Oh, and guess who Sumner hung around in Paris with? Thomas Appleton, he of the snake-eating-its-tail-with-wings memorial at the MtA. Son of Samuel Appleton.
The snakes and the seasons, they go round and round.
xoHodge
DFA being Deadly Family Accuracy, right?
The oral tradition at work. Things get a little disremembered...
Now wondering whether to rewrite the durn post or let your correction carry the day.
Hmm. (drums fingers, Pooh style, sighs, hits Edit Blogspot...)
This is the other reason why our Reese's taste so good--we both have an almost freakish addiction to the truth. I had him as William Sumner until I caught it this morning! Derr!
Love you Hodge!
Actually, the DFA accusation card should only be played when someone, generally a family member, corrects you in mid-story with a factoid that is of no consequence to the grand arc of your tale. Setting Charles Sumner's story straight is the right thing to do, especially since his is a biography we should know by heart, but don't.
That said, I'm sure I was sketchy about what CS was doing in Paris back in the 1800s when we had that conversation. So no misremembering on your part, Miz JZ. Just fuzzy misinformation from me.
Sorry for serving up truthy almost- facts, and not solid research. I owe you some Halloween candy.
a post filled with so many splendid things--cemetery with people and tombs to ponder, specimen plants to yearn for and my favorite---your beautiful children
My father-in-law once said, "Don't let the truth get in the way of a good story," when people would interrupt a story being told.
......although I always appreciate the accuracy of a good story.

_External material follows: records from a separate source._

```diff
+            } else {
+                v[q] = xq * scale;
+                P[q][HL] = v[q];
+            }
+        }
+        const double z = rb + scale * ws;
+        const double tl = tau * z;
+        const int tlo = __double2loint(tl), thi = __double2hiint(tl);
+#pragma unroll
+        for (int c = HL + 1; c < SP_HC; ++c) {
+            const double t = __hiloint2double(__builtin_amdgcn_readlane(thi, c), __builtin_amdgcn_readlane(tlo, c));
+#pragma unroll
+            for (int q = 0; q < SP_RPT; ++q) P[q][c] -= t * v[q];
+        }
+        if (th < HL) sh.Zs[Ph::LH * SP_HC + th][C] = z;
+        if (th == 0) {
+            sh.taus[C] = tau;
+            sh.scales[C] = scale;
+            ((gp)d.tau)[prow] = tau;
+        }
+    } else {
+        const double tau = sh.taus[F], scale = sh.scales[F];
+        const double z = rb + scale * ws;
+        if (Ph::FH == 0) {
+            if (th < SP_HC) sh.Zs[th][F] = z;
+        } else {
+            double v[SP_RPT];
+#pragma unroll
+            for (int q = 0; q < SP_RPT; ++q) v[q] = sh.xb[F % 3][q * SP_HT + th] * scale;
+            if (th == F) v[0] = 1.0;
+            const double tl = tau * z;
+            const int tlo = __double2loint(tl), thi = __double2hiint(tl);
+#pragma unroll
+            for (int c = 0; c < SP_HC; ++c) {
+                const double t = __hiloint2double(__builtin_amdgcn_readlane(thi, c), __builtin_amdgcn_readlane(tlo, c));
+#pragma unroll
+                for (int q = 0; q < SP_RPT; ++q) P[q][c] -= t * v[q];
+            }
+        }
+    }
+}
+
+template <int... Ss>
+__device__ __forceinline__ void split_phases(double (&P)[SP_RPT][SP_HC], SplitShared& sh, const PanelDesc& d, int tid,
+                                             std::integer_sequence<int, Ss...>)
+{
+    (split_phase<Ss>(P, sh, d, tid), ...);
+}
+
+__global__ void __launch_bounds__(SP_NT) qr_panel_split_kernel(const PanelDesc* __restrict__ descs)
+{
+    __shared__ SplitShared sh;
+    const PanelDesc d = descs[blockIdx.x];
+    const int tid = (int)threadIdx.x;
+    if (panel_stop_check<SP_NT>(d, &sh.xb[0][0], tid)) return;
+    gp Ac = (gp)d.Ac;
+    gp V = (gp)d.V;
+    const int64_t ld = d.ld;
+    const int m = d.m, j0 = d.j0, pw = d.pw;
+    const int half = tid >> 8, th = tid & (SP_HT - 1), c0 = half * SP_HC;
+    double P[SP_RPT][SP_HC];
+#pragma unroll
+    for (int q = 0; q < SP_RPT; ++q) {
+        const int row = j0 + th + SP_HT * q;
+        const bool ok = row < m;
+        gcp src = (gcp)Ac + (int64_t)j0 * ld + (ok ? row : j0);
+#pragma unroll
+        for (int c = 0; c < SP_HC; ++c) P[q][c] = src[(int64_t)(c0 + c < pw ? c0 + c : pw - 1) * ld];
+#pragma unroll
+        for (int c = 0; c < SP_HC; ++c) {
+            asm volatile("" : "+v"(P[q][c]));
+            P[q][c] = (ok && c0 + c < pw) ? P[q][c] : 0.0;
+        }
+    }
+    for (int e = tid; e < NBK * (NBK + 1); e += SP_NT) (&sh.Zs[0][0])[e] = 0.0;
+    __syncthreads();
+
+    split_phases(P, sh, d, tid, std::make_integer_sequence<int, 34>{});
+    int thw = th;
+    asm volatile("" : "+v"(thw));
+#pragma unroll
+    for (int q = 0; q < SP_RPT; ++q) {
+        const int row = j0 + thw + SP_HT * q;
+        if (row < m) {
+            gp pa = Ac + (int64_t)j0 * ld + row;
+            gp pv = V + (int64_t)j0 * ld + row;
+#pragma unroll
+            for (int c = 0; c < SP_HC; ++c)
+                if (c0 + c < pw) {
+                    pa[(int64_t)(c0 + c) * ld] = P[q][c];
+                    pv[(int64_t)(c0 + c) * ld] = (q > 0 || th > c0 + c) ? P[q][c] : (th == c0 + c ? 1.0 : 0.0);
+                }
+        }
+    }
+    for (int64_t e = tid; e < ((d.pad & PANEL_V_ZEROED) ? 0 : (int64_t)j0 * pw); e += SP_NT) {
+        const int c = (int)(e / j0), row = (int)(e % j0);
+        V[(int64_t)(j0 + c) * ld + row] = 0.0;
+    }
+    __syncthreads();
+    if (tid < NBK) {
+        double trow[NBK];
+#pragma unroll
+        for (int j = 0; j < NBK; ++j) {
+            double acc = 0.0;
+#pragma unroll
+            for (int l = 0; l < j; ++l) acc += trow[l] * sh.Zs[l][j];
+            const double tj = j < pw ? sh.taus[j] : 0.0;
+            trow[j] = (tid < j) ? -tj * acc : (tid == j ? tj : 0.0);
+            sh.Ts[tid][j] = trow[j];
+        }
+    }
+    __syncthreads();
+    for (int e = tid; e < NBK * NBK; e += SP_NT) ((gp)d.T)[e] = sh.Ts[e / NBK][e % NBK];
 }
 struct PanelDescM {
     double* Ac;
@@ -1312,6 +1524,16 @@
     static const int v = getenv("CYB_QR_CHUNK_ROWS") ? atoi(getenv("CYB_QR_CHUNK_ROWS")) : -1;
     return v < 0 ? -1 : v / 16 * 16;
 }
+int bqr_panel_route(int max_rows, bool no_wave, bool no_split)
+{
+    if (no_wave) return 0;
+    if (max_rows <= RP_WAVE_ROWS) return 1;
+    if (max_rows <= 2 * RP_WAVE_ROWS) return 2;
+    if (max_rows <= 4 * RP_WAVE_ROWS) return 4;
+    return (!no_split && max_rows <= SP_ROWS) ? 8 : 0;
+}
+extern "C" int cybqr_panel_route(int max_rows, int no_wave, int no_split) { return bqr_panel_route(max_rows, no_wave != 0, no_split != 0); }
+
 int bqr_strip_slots(int64_t rows)
 {
     if (strip_split_mode() == 0) return 1;
@@ -1511,6 +1733,8 @@
     static const int stop_every = std::max(1, getenv("CYB_QR_STOP_EVERY") ? atoi(getenv("CYB_QR_STOP_EVERY")) : 2);
     bool all_done = false;
     int last_rest = -1;
+    static const bool trace = getenv("CYB_QR_TRACE_ROUTE") != nullptr;
+    std::string trace_line;
     const int side_cu = ctx->n_cu - (ctx->n_cu + 15) / 16;
     int chunk = lookahead ? max_pan : 2;
     for (int c0 = 0; c0 < max_pan && !all_done; c0 += chunk, chunk *= 3) {
@@ -1656,7 +1880,8 @@
         static const bool no_wave = getenv("CYB_QR_NOWAVE") != nullptr;
         int max_rows = 0;
         for (const auto& d : pd_reg) max_rows = std::max(max_rows, d.m - d.j0);
-        st.wave = (no_wave || st.n_pdr == 0) ? 0 : max_rows <= RP_WAVE_ROWS ? 1 : max_rows <= 2 * RP_WAVE_ROWS ? 2 : max_rows <= 4 * RP_WAVE_ROWS ? 4 : 0;
+        static const bool no_split = getenv("CYB_QR_NOSPLIT") != nullptr;
+        st.wave = st.n_pdr == 0 ? 0 : bqr_panel_route(max_rows, no_wave, no_split);
         if (!sd.empty()) {
             sort_strips(sd);
             st.n_sd = (unsigned)sd.size();
@@ -1714,10 +1939,16 @@
         else if (st.n_pdr && st.wave == 4)
             hipLaunchKernelGGL(qr_panel_wave4_kernel, dim3(st.n_pdr), dim3(256), 0, ctx->stream,
                                reinterpret_cast<const PanelDesc*>(dbase + st.off_pdr));
+        else if (st.n_pdr && st.wave == 8)
+            hipLaunchKernelGGL(qr_panel_split_kernel, dim3(st.n_pdr), dim3(SP_NT), 0, ctx->stream,
+                               reinterpret_cast<const PanelDesc*>(dbase + st.off_pdr));
         else if (st.n_pdr)
             hipLaunchKernelGGL(qr_panel_reg_kernel, dim3(st.n_pdr), dim3(RP_NT), 0, ctx->stream,
                                reinterpret_cast<const PanelDesc*>(dbase + st.off_pdr));
         CYB_HIP(hipGetLastError());
+        if (trace)
+            trace_line += std::string(" ") + (st.n_pd ? "g" : "") + (st.n_pdm ? "m" : "") + (st.n_pdr ? std::to_string(st.wave) : std::string()) +
+                          (st.n_pd + st.n_pdm + st.n_pdr ? "" : "-");
         if (lookahead && st.has_rest) {
             hipEvent_t evP = ctx->ev_pool[2 * p], evR = ctx->ev_pool[2 * p + 1];
             CYB_HIP(hipEventRecord(evP, ctx->stream));
@@ -1760,6 +1991,7 @@
         CYB_TRY(gemm_launch_staged(ctx, st.s3, d_image));
     }
     }
+    if (trace) fprintf(stderr, "[cyb] bqr_factor: %zu matrices, panel kernels per step:%s\n", mats.size(), trace_line.c_str());
     if (last_rest >= 0) CYB_HIP(hipStreamWaitEvent(ctx->stream, ctx->ev_pool[2 * (size_t)last_rest + 1], 0));
     if (la_used) {
         unsigned int h_err = 0;
diff --git a/cyten_amd/csrc/qr_householder.hip b/cyten_amd/csrc/qr_householder.hip
--- a/cyten_amd/csrc/qr_householder.hip
+++ b/cyten_amd/csrc/qr_householder.hip
@@ -216,7 +216,8 @@
             const int64_t kq_ = d.full ? d.m : std::min(d.m, d.n);
             CYB_REQUIRE(d.lda >= d.n && d.ldq >= kq_ && d.ldr >= d.n, "qr block %lld: leading dimension too small", (long long)b);
         }
-        if (std::min(d.m, d.n) >= kBlockedMin && getenv("CYB_QR_UNBLOCKED") == nullptr) {
+        static const int64_t blocked_min = getenv("CYB_QR_BLOCKED_MIN") ? std::max(1, atoi(getenv("CYB_QR_BLOCKED_MIN"))) : kBlockedMin;
+        if (std::min(d.m, d.n) >= blocked_min && getenv("CYB_QR_UNBLOCKED") == nullptr) {
             big.push_back(d);
             continue;
         }
```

I am enjoying the stories you've researched beyond the headstones and trees.
Heather
Wayne, PA
Ouroboros carry many things like O'tools.
Hi Julie,
I am enjoying your photos and thoughts about Mt. Auburn Cemetery. Green-Wood Cemetery in Brooklyn, near me, was built on that model and it is a wonderful place for walking, thinking, and bird-watching. I write a blog about urban wildlife, . I am just getting to the stage of exchanging links and I am writing to ask if you would like to do that. I would be thrilled to be on your blog list and very happy to list yours. Please take a look at my blog and see if you think it is a good fit. Let me know? Best, Julie
p.s. We have spoken (electronically) before, when I was having trouble signing up to follow your blog -- Russ Galen is my agent too. jafstein@gmail.com :)
With great pleasure, Julie. You have a terrific blog. It's all about noticing, isn't it? Thanks for the suggestion!